BEGIN

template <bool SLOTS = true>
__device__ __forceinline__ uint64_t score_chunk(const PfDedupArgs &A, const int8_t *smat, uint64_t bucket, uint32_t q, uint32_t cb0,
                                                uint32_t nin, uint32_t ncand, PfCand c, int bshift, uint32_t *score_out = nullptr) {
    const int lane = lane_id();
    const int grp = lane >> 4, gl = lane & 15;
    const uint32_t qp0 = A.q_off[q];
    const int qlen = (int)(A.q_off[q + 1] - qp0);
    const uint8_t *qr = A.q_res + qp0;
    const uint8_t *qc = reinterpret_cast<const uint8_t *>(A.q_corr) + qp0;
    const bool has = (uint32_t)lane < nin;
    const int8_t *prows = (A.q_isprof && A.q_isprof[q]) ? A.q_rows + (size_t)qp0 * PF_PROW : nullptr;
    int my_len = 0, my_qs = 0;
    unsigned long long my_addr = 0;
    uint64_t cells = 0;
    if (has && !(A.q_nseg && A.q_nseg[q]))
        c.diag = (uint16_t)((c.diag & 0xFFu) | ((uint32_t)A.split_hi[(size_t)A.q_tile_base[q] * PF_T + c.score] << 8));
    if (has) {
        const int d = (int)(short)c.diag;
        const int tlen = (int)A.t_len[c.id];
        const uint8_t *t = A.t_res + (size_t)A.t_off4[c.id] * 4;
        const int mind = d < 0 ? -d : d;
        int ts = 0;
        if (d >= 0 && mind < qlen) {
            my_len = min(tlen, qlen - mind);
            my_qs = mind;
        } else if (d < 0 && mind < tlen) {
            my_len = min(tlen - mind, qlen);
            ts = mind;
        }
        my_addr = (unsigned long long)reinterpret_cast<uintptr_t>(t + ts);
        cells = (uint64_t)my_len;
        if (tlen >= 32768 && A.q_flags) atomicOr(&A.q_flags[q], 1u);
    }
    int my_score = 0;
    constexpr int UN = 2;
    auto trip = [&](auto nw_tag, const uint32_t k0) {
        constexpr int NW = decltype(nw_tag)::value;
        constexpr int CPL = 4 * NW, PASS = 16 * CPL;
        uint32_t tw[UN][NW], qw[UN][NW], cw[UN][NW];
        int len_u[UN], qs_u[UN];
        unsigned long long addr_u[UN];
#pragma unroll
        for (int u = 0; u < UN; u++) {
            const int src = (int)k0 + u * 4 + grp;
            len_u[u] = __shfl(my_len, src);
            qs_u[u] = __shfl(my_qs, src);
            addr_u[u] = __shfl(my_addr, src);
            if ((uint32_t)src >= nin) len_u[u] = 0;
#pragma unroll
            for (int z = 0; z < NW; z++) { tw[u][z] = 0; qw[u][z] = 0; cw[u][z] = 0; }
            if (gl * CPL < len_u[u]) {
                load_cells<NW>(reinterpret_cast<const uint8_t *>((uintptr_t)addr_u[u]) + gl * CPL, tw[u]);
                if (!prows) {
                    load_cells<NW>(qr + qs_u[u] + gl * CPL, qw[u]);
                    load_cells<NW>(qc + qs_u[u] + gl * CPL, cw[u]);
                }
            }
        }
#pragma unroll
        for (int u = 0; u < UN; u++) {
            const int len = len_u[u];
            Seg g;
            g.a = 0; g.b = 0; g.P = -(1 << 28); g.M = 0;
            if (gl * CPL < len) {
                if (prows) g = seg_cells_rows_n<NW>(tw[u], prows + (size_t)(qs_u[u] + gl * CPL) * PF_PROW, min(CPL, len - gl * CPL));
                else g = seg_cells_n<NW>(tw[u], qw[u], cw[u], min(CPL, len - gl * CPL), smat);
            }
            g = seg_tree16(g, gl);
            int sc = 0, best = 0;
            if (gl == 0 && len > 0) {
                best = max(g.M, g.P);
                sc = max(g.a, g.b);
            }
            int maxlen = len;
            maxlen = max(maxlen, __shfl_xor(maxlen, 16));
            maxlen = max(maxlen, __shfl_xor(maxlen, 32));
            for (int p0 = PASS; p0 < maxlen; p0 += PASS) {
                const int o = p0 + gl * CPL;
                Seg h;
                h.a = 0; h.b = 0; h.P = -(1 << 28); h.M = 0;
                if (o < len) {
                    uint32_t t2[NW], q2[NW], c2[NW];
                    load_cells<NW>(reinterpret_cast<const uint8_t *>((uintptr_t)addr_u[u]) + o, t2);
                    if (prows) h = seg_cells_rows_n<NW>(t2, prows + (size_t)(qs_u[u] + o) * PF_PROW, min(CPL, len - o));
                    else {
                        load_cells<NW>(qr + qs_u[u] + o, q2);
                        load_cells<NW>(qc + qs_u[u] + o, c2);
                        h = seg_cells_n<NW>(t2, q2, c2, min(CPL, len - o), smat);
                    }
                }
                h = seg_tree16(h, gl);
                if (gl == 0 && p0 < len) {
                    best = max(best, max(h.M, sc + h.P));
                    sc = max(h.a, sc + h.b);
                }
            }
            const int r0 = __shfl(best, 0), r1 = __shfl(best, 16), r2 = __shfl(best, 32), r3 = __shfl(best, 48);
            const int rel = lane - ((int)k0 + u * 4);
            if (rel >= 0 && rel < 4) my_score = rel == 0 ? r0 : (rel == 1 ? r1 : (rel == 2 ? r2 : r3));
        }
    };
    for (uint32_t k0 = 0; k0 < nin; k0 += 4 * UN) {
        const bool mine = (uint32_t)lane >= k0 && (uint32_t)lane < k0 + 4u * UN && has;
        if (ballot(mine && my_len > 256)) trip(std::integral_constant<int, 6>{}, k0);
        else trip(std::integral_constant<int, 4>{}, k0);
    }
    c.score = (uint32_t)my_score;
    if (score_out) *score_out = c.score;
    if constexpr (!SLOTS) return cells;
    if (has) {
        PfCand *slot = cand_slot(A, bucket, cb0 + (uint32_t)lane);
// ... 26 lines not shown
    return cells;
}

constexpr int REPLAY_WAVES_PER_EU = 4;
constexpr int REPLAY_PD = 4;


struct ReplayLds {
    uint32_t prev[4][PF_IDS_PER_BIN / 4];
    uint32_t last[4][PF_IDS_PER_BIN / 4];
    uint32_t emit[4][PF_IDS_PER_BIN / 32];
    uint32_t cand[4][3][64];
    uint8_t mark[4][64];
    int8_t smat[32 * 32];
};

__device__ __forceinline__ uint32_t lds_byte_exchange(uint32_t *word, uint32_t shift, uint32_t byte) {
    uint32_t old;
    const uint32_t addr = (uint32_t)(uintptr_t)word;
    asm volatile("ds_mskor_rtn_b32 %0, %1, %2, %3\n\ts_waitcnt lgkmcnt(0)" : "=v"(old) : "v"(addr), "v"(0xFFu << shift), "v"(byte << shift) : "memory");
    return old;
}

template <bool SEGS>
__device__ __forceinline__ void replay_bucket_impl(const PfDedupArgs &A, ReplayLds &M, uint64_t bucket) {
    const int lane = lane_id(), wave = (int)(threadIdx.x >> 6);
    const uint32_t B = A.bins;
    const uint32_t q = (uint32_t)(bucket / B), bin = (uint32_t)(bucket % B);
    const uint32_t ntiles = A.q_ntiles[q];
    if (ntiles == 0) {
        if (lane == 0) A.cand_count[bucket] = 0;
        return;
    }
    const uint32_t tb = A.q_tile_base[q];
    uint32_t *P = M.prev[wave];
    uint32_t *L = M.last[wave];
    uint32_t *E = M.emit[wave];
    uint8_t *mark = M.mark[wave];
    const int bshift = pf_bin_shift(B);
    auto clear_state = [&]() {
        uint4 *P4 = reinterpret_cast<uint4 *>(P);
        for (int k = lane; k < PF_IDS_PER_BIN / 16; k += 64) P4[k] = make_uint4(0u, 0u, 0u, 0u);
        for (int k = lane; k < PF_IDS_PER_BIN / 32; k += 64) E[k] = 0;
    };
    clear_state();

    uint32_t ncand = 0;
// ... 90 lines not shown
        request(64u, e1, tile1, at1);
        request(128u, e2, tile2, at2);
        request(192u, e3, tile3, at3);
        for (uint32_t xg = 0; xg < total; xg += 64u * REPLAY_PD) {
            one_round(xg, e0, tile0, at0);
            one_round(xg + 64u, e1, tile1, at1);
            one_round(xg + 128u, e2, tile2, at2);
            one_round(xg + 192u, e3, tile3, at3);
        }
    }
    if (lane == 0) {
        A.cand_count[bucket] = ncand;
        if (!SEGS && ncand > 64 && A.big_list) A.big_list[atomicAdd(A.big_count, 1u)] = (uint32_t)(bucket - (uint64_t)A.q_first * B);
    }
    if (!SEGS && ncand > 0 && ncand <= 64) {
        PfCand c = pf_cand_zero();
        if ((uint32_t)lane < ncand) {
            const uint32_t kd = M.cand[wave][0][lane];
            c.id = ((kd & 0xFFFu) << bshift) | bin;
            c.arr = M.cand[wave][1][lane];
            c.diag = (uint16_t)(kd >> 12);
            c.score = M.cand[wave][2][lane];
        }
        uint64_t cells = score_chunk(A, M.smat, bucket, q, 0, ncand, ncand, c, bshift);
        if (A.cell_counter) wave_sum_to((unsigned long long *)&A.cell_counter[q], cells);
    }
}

END
BEGIN

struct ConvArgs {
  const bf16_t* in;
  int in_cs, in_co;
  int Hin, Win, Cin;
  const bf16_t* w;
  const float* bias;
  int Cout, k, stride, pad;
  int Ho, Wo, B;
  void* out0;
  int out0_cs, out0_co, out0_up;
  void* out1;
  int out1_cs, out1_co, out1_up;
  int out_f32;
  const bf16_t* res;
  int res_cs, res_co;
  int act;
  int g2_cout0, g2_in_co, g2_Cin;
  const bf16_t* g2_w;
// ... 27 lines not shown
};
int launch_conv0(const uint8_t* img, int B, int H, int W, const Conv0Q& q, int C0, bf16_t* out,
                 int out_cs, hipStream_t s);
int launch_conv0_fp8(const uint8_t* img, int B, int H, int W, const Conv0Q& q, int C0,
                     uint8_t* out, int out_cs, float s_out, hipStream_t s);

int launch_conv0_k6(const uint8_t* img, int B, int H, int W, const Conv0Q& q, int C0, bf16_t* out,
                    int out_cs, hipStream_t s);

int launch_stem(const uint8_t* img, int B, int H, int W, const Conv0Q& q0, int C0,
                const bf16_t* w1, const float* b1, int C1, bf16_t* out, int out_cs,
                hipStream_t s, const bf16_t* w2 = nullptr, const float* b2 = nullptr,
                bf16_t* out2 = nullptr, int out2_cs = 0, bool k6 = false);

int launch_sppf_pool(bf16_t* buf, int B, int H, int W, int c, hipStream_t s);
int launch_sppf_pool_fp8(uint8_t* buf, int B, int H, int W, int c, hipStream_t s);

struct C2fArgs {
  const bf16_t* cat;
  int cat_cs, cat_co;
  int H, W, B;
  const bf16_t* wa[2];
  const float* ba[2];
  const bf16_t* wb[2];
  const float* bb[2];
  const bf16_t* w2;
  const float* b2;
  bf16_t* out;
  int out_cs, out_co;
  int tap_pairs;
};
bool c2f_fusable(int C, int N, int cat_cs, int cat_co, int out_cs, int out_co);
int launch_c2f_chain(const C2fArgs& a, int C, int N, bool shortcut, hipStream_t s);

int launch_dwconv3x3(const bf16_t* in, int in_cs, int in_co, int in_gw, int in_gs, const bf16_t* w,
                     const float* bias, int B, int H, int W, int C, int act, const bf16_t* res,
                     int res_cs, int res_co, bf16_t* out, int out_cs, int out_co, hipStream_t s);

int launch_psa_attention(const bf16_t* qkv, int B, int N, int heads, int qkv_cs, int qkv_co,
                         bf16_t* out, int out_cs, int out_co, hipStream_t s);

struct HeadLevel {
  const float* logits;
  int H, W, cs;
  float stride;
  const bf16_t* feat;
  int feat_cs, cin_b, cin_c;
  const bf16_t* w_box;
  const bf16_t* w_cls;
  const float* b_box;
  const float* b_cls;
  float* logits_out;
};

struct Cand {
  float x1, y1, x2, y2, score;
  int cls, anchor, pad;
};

END

## TASK ITEM
Show all lines in the entries above where the word "tlen" appears.

## YOUR RESPONSE
        const int tlen = (int)A.t_len[c.id];
            my_len = min(tlen, qlen - mind);
        } else if (d < 0 && mind < tlen) {
            my_len = min(tlen - mind, qlen);
        if (tlen >= 32768 && A.q_flags) atomicOr(&A.q_flags[q], 1u);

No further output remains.